2 years of Demonetisation

5 trends that defined India’s digital payments industry 

Two years ago, Prime Minister Narendra Modi put the entire nation in a frenzy. In one stroke, the government made Rs 500 and Rs 1,000 denomination notes invalid, leaving the country of 1.3 billion in a limbo.

As citizens queued up outside banks to deposit old currency notes in exchange for new ones, the digital payments ecosystem saw a huge opportunity to open up. Right after the prime minister announced the ban on high-value currency notes.

And they did!

Two years later,

All payment and settlement systems – NEFT, IMPS, UPI, NACH, card payments, Electronic Clearing Systems as well as Forex and market clearing systems – have seen a 44.6 per cent increase in volume in 2017-18 and an 11.9 percent increase in the value of funds transferred.

In the annual report, RBI also said that during the financial year 2016-17, the volume of transactions through digital payment systems witnessed a 56 per cent increase, with the value of funds increasing by 24.8 per cent.

Transactions across the digital retail payment infrastructure, which includes card payments, UPI and others increased to 92.6 per cent in 2017-18, up from 88.9 per cent in the previous year. [Report here]

The RBI also said the share of paper-based clearing instruments reduced from 11.1 per cent in 2016-17 to 7.4 per cent in 2017-18, showing a strong trend in favour of digital payments.

The growth of debit cards stalled after Demonetisation 

From FY16 to FY17, the total number of credit and debit cards grew by almost 29 per cent, but this trend didn’t quite sustain in the next financial year. Card growth fell sharply in FY18, growing at 1.5 per cent, with total physical cards in the country standing at almost 900 million.

This can be attributed to the slow growth of debit cards post demonetisation, which showed less than 1 per cent growth between FY17 and FY18. Credit cards maintained an average 20 per cent increase year-on-year.

Debit card growth in the country is now back on track, having grown 13.6 per cent as of August this financial year.
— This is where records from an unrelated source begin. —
template <class C>
__device__ __attribute__((noinline)) double velocity_create(double t, uint32_t tag, double L, int N, int gslot, int parity, double mass,
                                                         double mvv2e, double kB, uint32_t seed, uint32_t step, short *im_g)
{
    constexpr int BLOCK = C::BLOCK, NW = C::NW;
    constexpr size_t A1 = (size_t)C::NMAX * sizeof(double);
    const int tid = threadIdx.x;
    LdsArr<double, C::OFF_POS> px; LdsArr<double, C::OFF_POS + A1> py; LdsArr<double, C::OFF_POS + 2 * A1> pz;
    LdsArr<double, C::OFF_VEL> vx; LdsArr<double, C::OFF_VEL + A1> vy; LdsArr<double, C::OFF_VEL + 2 * A1> vz;
    LdsArr<double, C::OFF_RED> red;
    typename ArrSel<C::SAVE_LDS, short, C::OFF_IMG>::type im;
    if constexpr (!C::SAVE_LDS) {
        const unsigned long long b = (unsigned long long)(uintptr_t)im_g;
// ... 85 lines not shown
    typename ArrSel<C::SAVEF_LDS, double, C::OFF_SAVF + 2 * A1>::type sfz;
    typename ArrSel<C::SAVE_LDS, double, C::OFF_X0>::type x0; typename ArrSel<C::SAVE_LDS, double, C::OFF_X0 + A1>::type y0;
    typename ArrSel<C::SAVE_LDS, double, C::OFF_X0 + 2 * A1>::type z0;
    typename ArrSel<C::SAVE_LDS, short, C::OFF_IMG>::type im;
    typename ArrSel<C::SAVE_LDS, signed char, C::OFF_WN>::type wn;
    LdsArr<unsigned short, C::OFF_CNT> cnt;
    typename ArrSel<C::LIST_LDS, IdxT, C::OFF_NBR>::type nbr;
    LdsArr<double, C::OFF_RED> red;
    typename ArrSel<C::RHO_LDS || !C::EAM, double, C::OFF_RHO>::type rho;
    int parity = 0;
    double L = 0.0, L0 = 0.0, U = 0.0, W = 0.0;
    double bc_L = -1.0, bc_L0 = -1.0, bc_invL = 0.0, bc_sc = 0.0, bc_thr2 = 0.0;
    bool bc_bad = true;
    double psum[4] = { 0.0, 0.0, 0.0, 0.0 };
    __device__ __forceinline__ double &ust(int k) const { return ((double *)(nm_lds + C::OFF_UST))[(tid >> 6) * C::UST_PER_WAVE + k]; }
    enum : int { F_LIST_OK = 1, F_FRESH = 2, F_SAVED_FRESH = 4, F_LIST_SAVED = 8, F_REBUILT = 16 };
    int flags = 0;
    __device__ __forceinline__ bool fresh() const { return (flags & F_FRESH) != 0; }
    __device__ __forceinline__ void set_fresh(bool b) { flags = b ? (flags | F_FRESH) : (flags & ~F_FRESH); }
    int status = 0;
    typename ArrSel<C::LDS_LIST2, double, C::OFF_X0S>::type x0s; typename ArrSel<C::LDS_LIST2, double, C::OFF_X0S + A1>::type y0s;
    typename ArrSel<C::LDS_LIST2, double, C::OFF_X0S + 2 * A1>::type z0s;
    typename ArrSel<C::LDS_LIST2, unsigned short, C::OFF_CNTS>::type cnts;
    double L0s = 0.0;
    int list_cur = 0;
    __device__ __forceinline__ IdxT *nbr_cur() const
    {
        if constexpr (C::LDS_LIST2) return (IdxT *)(nm_lds + C::OFF_NBR + (size_t)list_cur * C::LIST_BYTES);
        else return nbr.ptr();
    }
    bool same_xcd = false;
    const double *tape = nullptr;
    int tpos = 0, tlen = 0;
    double st_evals = 0.0, st_rebuilds = 0.0, st_eevals = 0.0, st_pairs = 0.0;
// ... 113 lines not shown
            if (x < 0.0) x = 0.0;
        }
        return d;
    }
    __device__ void wrap()
    {
        for (int i = tid; i < N; i += BLOCK) {
            im[3 * i] = (short)(im[3 * i] + wrap1(px[i]));
            im[3 * i + 1] = (short)(im[3 * i + 1] + wrap1(py[i]));
            im[3 * i + 2] = (short)(im[3 * i + 2] + wrap1(pz[i]));
        }
    }
    __device__ void save(bool with_v)
    {
        if (with_v && Q > 1) {
            for (int i = tid; i < N; i += BLOCK)
                if (i < a0 || i >= a1) { sx[i] = px[i]; sy[i] = py[i]; sz[i] = pz[i]; svx[i] = vx[i]; svy[i] = vy[i]; svz[i] = vz[i]; }
            NM_FOR_OWN(i) { sx[i] = px[i]; sy[i] = py[i]; sz[i] = pz[i]; svx[i] = vx[i]; svy[i] = vy[i]; svz[i] = vz[i]; }
        } else
        for (int i = tid; i < N; i += BLOCK) {
            sx[i] = px[i]; sy[i] = py[i]; sz[i] = pz[i];
            if (with_v) { svx[i] = vx[i]; svy[i] = vy[i]; svz[i] = vz[i]; }
        }
        flags &= ~(F_LIST_SAVED | F_REBUILT);
        if (C::LIST2 && (flags & F_LIST_OK)) flags |= F_LIST_SAVED;
        flags = fresh() ? (flags | F_SAVED_FRESH) : (flags & ~F_SAVED_FRESH);
        if (fresh())
            NM_FOR_OWN(i) { sfx[i] = fx[i]; sfy[i] = fy[i]; sfz[i] = fz[i]; }
    }
    __device__ void restore(bool with_v)
// ... 747 lines not shown
        for (int u = 0; u < W; ++u) rn[u] = sc_rep(rm[u], q2[u], a1r * y[u]);
#pragma unroll
        for (int u = 0; u < W; ++u) {
            const double dF = 0.5 * cc * (isi + rj[u]);
            fp[u] = eps * ((double)C::SC_N * rn[u] - 6.0 * dF * rm[u]) * t[u];
        }
#pragma unroll
        for (int u = 0; u < W; ++u) {
            ax += dx[u] * fp[u]; ay += dy[u] * fp[u]; az += dz[u] * fp[u];
            if (WANT_E) { e += eps * rn[u]; w += r2[u] * fp[u]; np += in[u] ? 1.0 : 0.0; }
        }
    }

    typedef unsigned long long u64x2 __attribute__((ext_vector_type(2)));
    static constexpr unsigned long long POISON = 0x5555555555555554ull;
    __device__ __forceinline__ unsigned long long magic() const
    {
        return ((unsigned long long)p.launch_id << 32 | (unsigned long long)(uint32_t)(gen + 1)) * 0x9E3779B97F4A7C15ull | 1ull;
    }
    __device__ __forceinline__ void put_granule(double *g, double v, unsigned long long mg)
    {
        u64x2 w;
        w.x = (unsigned long long)__double_as_longlong(v);
        w.y = w.x ^ mg;
        if (same_xcd) asm volatile("global_store_dwordx4 %0, %1, off\n\ts_nop 1" ::"v"(g), "v"(w) : "memory");
        else asm volatile("global_store_dwordx4 %0, %1, off sc1\n\ts_nop 1" ::"v"(g), "v"(w) : "memory");
    }
    template <int K>
    __device__ __forceinline__ bool get_granules(double *const (&g)[K], unsigned long long mg, double (&out)[K], int &timeout, int &poisoned)
    {
        unsigned long long t0 = 0;
        int spins = 0;
        for (;;) {
            u64x2 w[K];
// ... 27 lines not shown
                return true;
            }
            static constexpr int POLL_SLEEP = 1;
            __builtin_amdgcn_s_sleep(POLL_SLEEP);
            if ((++spins & 63) == 0) {
                const unsigned long long now = wall_clock64();
                if (t0 == 0) t0 = now | 1ull;
                else if (now - t0 > 200000000ull) { timeout = 1; return false; }
            }
        }
    }

    __device__ __forceinline__ unsigned long long my_magic() const { return magic() ^ ((status & ST_LIST_OVERFLOW) ? POISON : 0ull); }

    template <int K>
    __device__ void exchange_sums(double (&s)[K])
    {
        static_assert(K == 4, "one instantiation: callers pad with zeros");
        if (Q == 1) return;
        double *xg = xb + (size_t)(gen & 1) * C::XBUF_DOUBLES;
        const unsigned long long mg = magic();
        if (tid < K) {
            double mine = s[0];
#pragma unroll
            for (int k = 1; k < K; ++k) mine = (tid == k) ? s[k] : mine;
            put_granule(xg + 2 * (size_t)(C::XG_PART + 4 * q + tid), mine, my_magic());
        }
        int timeout = 0, poisoned = 0;
        const int lane = tid & 63;
        double v[K];
#pragma unroll
        for (int k = 0; k < K; ++k) v[k] = 0.0;
        if (lane < Q) {
            double *gs[K];
#pragma unroll
            for (int k = 0; k < K; ++k) gs[k] = xg + 2 * (C::XG_PART + 4 * lane + k);
            get_granules<K>(gs, mg, v, timeout, poisoned);
        }
        double t[K];
#pragma unroll
        for (int k = 0; k < K; ++k) {
            t[k] = 0.0;
// ... 40 lines not shown
    {
        check_atom(c, x, y, z, x0[i], y0[i], z0[i]);
    }
    __device__ __forceinline__ void check_atom(ListCheck &c, double x, double y, double z, double rx, double ry, double rz) const
    {
        double dx = x - c.sc * rx, dy = y - c.sc * ry, dz = z - c.sc * rz;
        dx -= L * rint(dx * c.invL); dy -= L * rint(dy * c.invL); dz -= L * rint(dz * c.invL);
        if (dx * dx + dy * dy + dz * dz > c.thr2) c.bad = 1;
    }

    __device__ bool advance_and_share(int mode, double dtfm, double h)
    {
        int timeout = 0, poisoned = 0;
        double *xg = xb ? xb + (size_t)(gen & 1) * C::XBUF_DOUBLES : nullptr;
        const unsigned long long mg = magic(), mgp = my_magic();
        NM_FOR_OWN(i) {
            const double gx = fx[i], gy = fy[i], gz = fz[i];
            if (mode == 3) { px[i] = gx; py[i] = gy; pz[i] = gz; continue; }
            double ux = __builtin_fma(dtfm, gx, vx[i]), uy = __builtin_fma(dtfm, gy, vy[i]), uz = __builtin_fma(dtfm, gz, vz[i]);
            if (mode == 2) { ux = __builtin_fma(dtfm, gx, ux); uy = __builtin_fma(dtfm, gy, uy); uz = __builtin_fma(dtfm, gz, uz); }
            vx[i] = ux; vy[i] = uy; vz[i] = uz;
            const double nx = __builtin_fma(h, ux, px[i]), ny = __builtin_fma(h, uy, py[i]), nz = __builtin_fma(h, uz, pz[i]);
            px[i] = nx; py[i] = ny; pz[i] = nz;
            if (Q > 1) {
                put_granule(xg + 2 * (size_t)i, nx, mgp);
                put_granule(xg + 2 * (size_t)(NMAX + i), ny, mgp);
                put_granule(xg + 2 * (size_t)(2 * NMAX + i), nz, mgp);
            }
        }
        ListCheck c;
        check_begin(c);
        NM_FOR_OWN(i) check_atom(c, i, px[i], py[i], pz[i]);
        if (Q > 1) {
            const int nown = a1 - a0, nother = N - nown;
            const int shift = ((nown + 63) & ~63) % BLOCK;
            for (int o = (tid + BLOCK - shift) % BLOCK; o < nother; o += BLOCK) {
                const int i = o < a0 ? o : o + nown;
                double *const g3[3] = { xg + 2 * (size_t)i, xg + 2 * (size_t)(NMAX + i), xg + 2 * (size_t)(2 * NMAX + i) };
                double x3[3];
                const double rx = x0[i], ry = y0[i], rz = z0[i];
                if (get_granules<3>(g3, mg, x3, timeout, poisoned)) {
                    px[i] = x3[0]; py[i] = x3[1]; pz[i] = x3[2];
                    check_atom(c, x3[0], x3[1], x3[2], rx, ry, rz);
                }
            }
            ++gen;
        }
        set_fresh(false);
        TLINE_PREV(6);
        const int fl = block_any3<NW, NVMAX>(timeout != 0, poisoned != 0, c.bad != 0, red, parity);
        TLINE_PREV(7);
        if (fl & 1) status |= ST_SYNC_TIMEOUT;
        if (fl & 2) status |= ST_LIST_OVERFLOW;
        return (fl & 4) != 0;
    }

    __device__ void eval(bool have_need = false, bool pre_need = false, bool final_kick = false, double dtfm = 0.0)
    {
        if (status & (ST_SYNC_TIMEOUT | ST_LIST_OVERFLOW)) return;
        if (!(L >= 2.0 * p.rc)) { status |= ST_BOX_TOO_SMALL; __syncthreads(); return; }
        bool need = !(flags & F_LIST_OK);
// ... 66 lines not shown
        set_fresh(true);
    }

    __device__ void take_sums()
    {
        U = 0.5 * psum[0]; W = 0.5 * psum[1];
        if constexpr (C::HALF)
            if (psum[2] >= FR_TAG) {
                fr_hit = 1; set_fresh(false);
                psum[2] = fmod(psum[2], FR_TAG);
            }
        st_eevals += 1.0; st_pairs += 0.5 * psum[2];
        if (!(U == U) || isinf(U)) status |= ST_NONFINITE;
    }
    int layout_pad = -1;
    __device__ double finish_sums(double extra)
    {
        double s[4] = { psum[0], psum[1], psum[2], extra };
        exchange_sums<4>(s);
        psum[0] = s[0]; psum[1] = s[1]; psum[2] = s[2];
        take_sums();
        return s[3];
    }

    __device__ __forceinline__ double hmc_velocities(double t, uint32_t tag)
    {
        short *img = nullptr;
        if constexpr (!C::SAVE_LDS) img = im.g;
        const double mv2 = velocity_create<C>(t, tag, L, N, gslot, parity, p.mass, p.mvv2e, p.kB, p.seed, p.step, img);
        parity ^= 1;
        return uniform(mv2);
    }

    __device__ void delta_single(int k, double ox, double oy, double oz, double nx, double ny, double nz, double &dE, double &dW)
    {
        box_consts();
        const double invL = bc_invL, rc2 = p.rc * p.rc;
        double s[2] = { 0.0, 0.0 };
        for (int j = tid; j < N; j += BLOCK) {
            const double xj = px[j], yj = py[j], zj = pz[j];
            double ax = nx - xj, ay = ny - yj, az = nz - zj, bx = ox - xj, by = oy - yj, bz = oz - zj;
            ax -= L * rint(ax * invL); ay -= L * rint(ay * invL); az -= L * rint(az * invL);
            bx -= L * rint(bx * invL); by -= L * rint(by * invL); bz -= L * rint(bz * invL);
            const double ra = ax * ax + ay * ay + az * az, rb = bx * bx + by * by + bz * bz;
// ... 620 lines not shown
#endif
    R.load(buf);
    R.L = uniform(p.eval_only ? p.box[buf] : q6(p.box[buf]));
    R.wrap();

    double &et = R.ust(0), &pf = R.ust(1), &t = R.ust(2), &dx = R.ust(3), &dv = R.ust(4), &dt = R.ust(5);
    double &ntp = R.ust(6), &nap = R.ust(7), &ntv = R.ust(8), &nav = R.ust(9), &nth = R.ust(10), &nah = R.ust(11);
    double &U0 = R.ust(12), &W0 = R.ust(13), &c_pe = R.ust(14), &c_vol = R.ust(15), &c_volnew = R.ust(16), &c_boxl = R.ust(17);
    et = p.et[slot]; pf = p.pf[slot]; t = p.tq[slot];
    dx = p.steps[3 * buf]; dv = p.steps[3 * buf + 1]; dt = p.steps[3 * buf + 2];
    ntp = p.count[6 * slot]; nap = p.count[6 * slot + 1]; ntv = p.count[6 * slot + 2];
    nav = p.count[6 * slot + 3]; nth = p.count[6 * slot + 4]; nah = p.count[6 * slot + 5];
    U0 = 0.0; W0 = 0.0; c_pe = 0.0; c_vol = 0.0; c_volnew = 0.0; c_boxl = 0.0;
    double &nth_entry = R.ust(22);
    nth_entry = nth;
    const int fatal = ST_BOX_TOO_SMALL | ST_LIST_OVERFLOW | ST_SYNC_TIMEOUT | ST_FORCE_RANGE;

    int phase = PH_INIT, m = 0;
    bool skip_eval = false;
    double &mv2new = R.ust(18);
    mv2new = 0.0;
    bool have_need = false, pre_need = false;
    double &c_h = R.ust(19), &c_dtfm = R.ust(20), &mv2_0 = R.ust(21);
    c_h = 0.0; c_dtfm = 0.0; mv2_0 = 0.0;

    for (;;) {
        const int st_before = R.status;
        if (!skip_eval) {
            R.eval(have_need, pre_need, phase == PH_HMC_STEP, c_dtfm);
            if (!(st_before & fatal) && !(R.status & (ST_BOX_TOO_SMALL | ST_SYNC_TIMEOUT)))
                mv2new = R.finish_sums(phase == PH_HMC_STEP ? R.psum[3] : 0.0);
        }
        skip_eval = false;
        have_need = false;
        if (R.status & fatal) {
            if (R.Q > 1 && (R.status & ST_LIST_OVERFLOW)) R.publish_poison();
            break;
        }
#ifdef NM_PROF
        unsigned long long &prof_t0 = R.prof_t0; unsigned long long (&prof_acc)[NM_PROF_SLOTS] = R.prof_acc;
        const int prof_phase = phase;
#endif
        PROF_BEGIN();

        bool move_done = false, acc = false;
        double crit = 0.0, branch = 0.0;
// ... 27 lines not shown
            branch = 0.0; move_done = true;
        } else if (phase == PH_VMC) {
            const double penew = R.U / et;
            crit = (penew - c_pe) + pf * (c_volnew - c_vol) - (double)(N + 1) * log(c_volnew / c_vol);
            acc = R.metropolis(crit, S_ACC, (uint32_t)m, 0);
            if (acc) nav += 1.0;
            else { R.L = uniform(q6(c_boxl)); R.restore(false); R.wrap(); R.U = U0; R.W = W0; }
            branch = 1.0; move_done = true;
        } else if (phase == PH_HMC_START) {
            R.save(true);
            U0 = R.U; W0 = R.W;
            c_pe = R.U / et + 0.5 * p.mvv2e * mv2_0 / et;
            PROF_END(5 + prof_phase);
            const double dtfm_ = uniform(c_dtfm), h_ = uniform(c_h);
            PROF_BEGIN();
            pre_need = R.advance_and_share(1, dtfm_, h_);
            PROF_END(9);
            const int nfo = p.nstps - 1;
            for (int s = 0; s < nfo; ++s) {
                if (__builtin_amdgcn_readfirstlane(R.status) & fatal) break;
                R.eval_force(pre_need, dtfm_, h_);
                if (__builtin_amdgcn_readfirstlane(R.status) & fatal) break;
                PROF_BEGIN();
                pre_need = R.advance_and_share(C::HALF ? 2 : 3, dtfm_, h_);
                PROF_END(9);
            }
            have_need = true;
            phase = PH_HMC_STEP;
            continue;
        } else {
            const double etotnew = R.U / et + 0.5 * p.mvv2e * mv2new / et;
            crit = etotnew - c_pe;
            bool out_of_range = false;
            if constexpr (C::HALF) out_of_range = R.fr_hit != 0;
            if (out_of_range) crit = __builtin_huge_val();
            if (!PLAIN && p.md_mode) {
                acc = true;
                if (out_of_range) R.status |= ST_FORCE_RANGE;
            } else {
                acc = R.metropolis(crit, S_ACC, (uint32_t)m, 0) && !out_of_range;
                if (acc) nah += 1.0;
                else { R.restore(true); R.wrap(); R.U = U0; R.W = W0; }
            }
            branch = 2.0; move_done = true;
        }
        if (move_done) {
            if constexpr (!PLAIN)
                if (p.trace && writer) {
                    double *tr = p.trace + ((size_t)slot * p.mod + m) * 4;
                    tr[0] = branch; tr[1] = acc ? 1.0 : 0.0; tr[2] = crit; tr[3] = R.U;
                }
            ++m;
        }

        PROF_END(5 + prof_phase);
        bool pending = false;
        while (m < p.mod && !pending) {
            PROF_BEGIN();
            const double roll = (!PLAIN && p.md_mode) ? 2.0 : R.draw_scalar(S_ROLL, (uint32_t)m, 0);
            if (roll <= p.ppos && (PLAIN || p.bulk)) {
                ntp += 1.0;
// ... 5 lines not shown
                    uint32_t o[4], q[4];
                    philox4x32_10((uint32_t)i, S_DISP_XY, tag, p.step, p.seed, (uint32_t)R.gslot, o);
                    philox4x32_10((uint32_t)i, S_DISP_Z, tag, p.step, p.seed, (uint32_t)R.gslot, q);
                    R.px[i] += a * 2.0 * (u01(o[0], o[1]) - 0.5);
                    R.py[i] += a * 2.0 * (u01(o[2], o[3]) - 0.5);
                    R.pz[i] += a * 2.0 * (u01(q[0], q[1]) - 0.5);
                }
                R.set_fresh(false);
                R.wrap();
                phase = PH_BULK; pending = true;
                PROF_END(10);
            } else if (!PLAIN && roll <= p.ppos) {
                if constexpr (!PLAIN) {
                    double c2 = 0.0;
                    const int na = R.iter_pmc((uint32_t)m, et, dx, ntp, nap, c2);
                    if (__builtin_amdgcn_readfirstlane(R.status) & fatal) break;
                    if constexpr (C::EAM) {
                        c_vol = (double)na; c_volnew = c2;
                        phase = PH_ITER_END; pending = true;
                    } else {
                        if (p.trace && writer) {
                            double *tr = p.trace + ((size_t)slot * p.mod + m) * 4;
                            tr[0] = 3.0; tr[1] = (double)na; tr[2] = c2; tr[3] = R.U;
                        }
                        ++m;
                    }
                    PROF_END(13);
                }
            } else if (roll <= p.ppos + p.pvol) {
                ntv += 1.0;
// ... 65 lines not shown
        p.box[buf] = R.L;
        double *c = p.count + 6 * (size_t)slot;
        c[0] = ntp; c[1] = nap; c[2] = ntv; c[3] = nav; c[4] = nth; c[5] = nah;
        float *r = p.ratio + 3 * (size_t)slot;
        r[0] = (ntp > 0.0) ? (float)nap / (float)ntp : 0.0f;
        r[1] = (ntv > 0.0) ? (float)nav / (float)ntv : 0.0f;
        r[2] = (nth > 0.0) ? (float)nah / (float)nth : 0.0f;
        if constexpr (!PLAIN)
            if (R.tape && R.tpos > R.tlen) R.status |= ST_TAPE_EXHAUSTED;
        report_status(p, slot, R.status, false);
        double *st = p.stats + NM_STATS_COLS * (size_t)slot;
        st[0] += R.st_evals; st[1] += R.st_rebuilds; st[2] += R.st_eevals; st[3] += R.st_pairs;
        const unsigned long long ticks = wall_clock64() - t_entry;
        if (p.last_ticks) p.last_ticks[slot] = ticks;
        st[4] += (double)ticks; st[5] += R.same_xcd ? 1.0 : 0.0; st[6] += 1.0; st[7] += nth - nth_entry; st[9] = (double)C::MAXNB;
#ifdef NM_PROF
        if (p.prof) for (int q = 0; q < NM_PROF_SLOTS; ++q) p.prof[(size_t)slot * NM_PROF_SLOTS + q] += R.prof_acc[q];
#endif
    }
    return 0;
}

As of August 2018, there were a total of 1.02 billion credit and debit cards in the country.

Acceptance of digital infrastructure   

Acceptance of digital infrastructure has grown since demonetisation with the number of Point of Sale (POS) terminals increasing by 24 per cent from 2.53 million in 2016-17 to 3.08 million in 2017-18, according to the RBI. During the same period, the number of ATMs deployed by banks witnessed a marginal decline from 222,475 to 222,247.

The digital infrastructure still needs to expand as currently, for a total 1.02 billion credit and debit cards in the country, there are only 3.3 million PoS devices and only 228,422 ATMs.

That means for every 309 million cards in the country there is one PoS machine available as an acceptance point.

UPI – the real winner

When it comes to digital payments, Unified Payments Interface has been the real winner.

Despite Prime Minister Narendra Modi pushing digital payments app BHIM which runs on the UPI infrastructure, the total volume of UPI payments stood at 17.9 million in FY17. And the value of funds transferred for the same period, stood at Rs 6,900 crore, according to the RBI.

In 2017-18, after the adoption of UPI by private players like Google, Paytm and others, the total number of transactions skyrocketed by more than 5,000 per cent. In FY18, the total number of UPI transactions stood at 915.2 million and total funds transferred on the service stood at Rs 1.09 lakh crore.

Within eight months of this year, according to data from National Payments Corporation of India (NPCI), UPI transactions in the country have already crossed the 2 billion mark with a total Rs 3.42 lakh crore being transferred.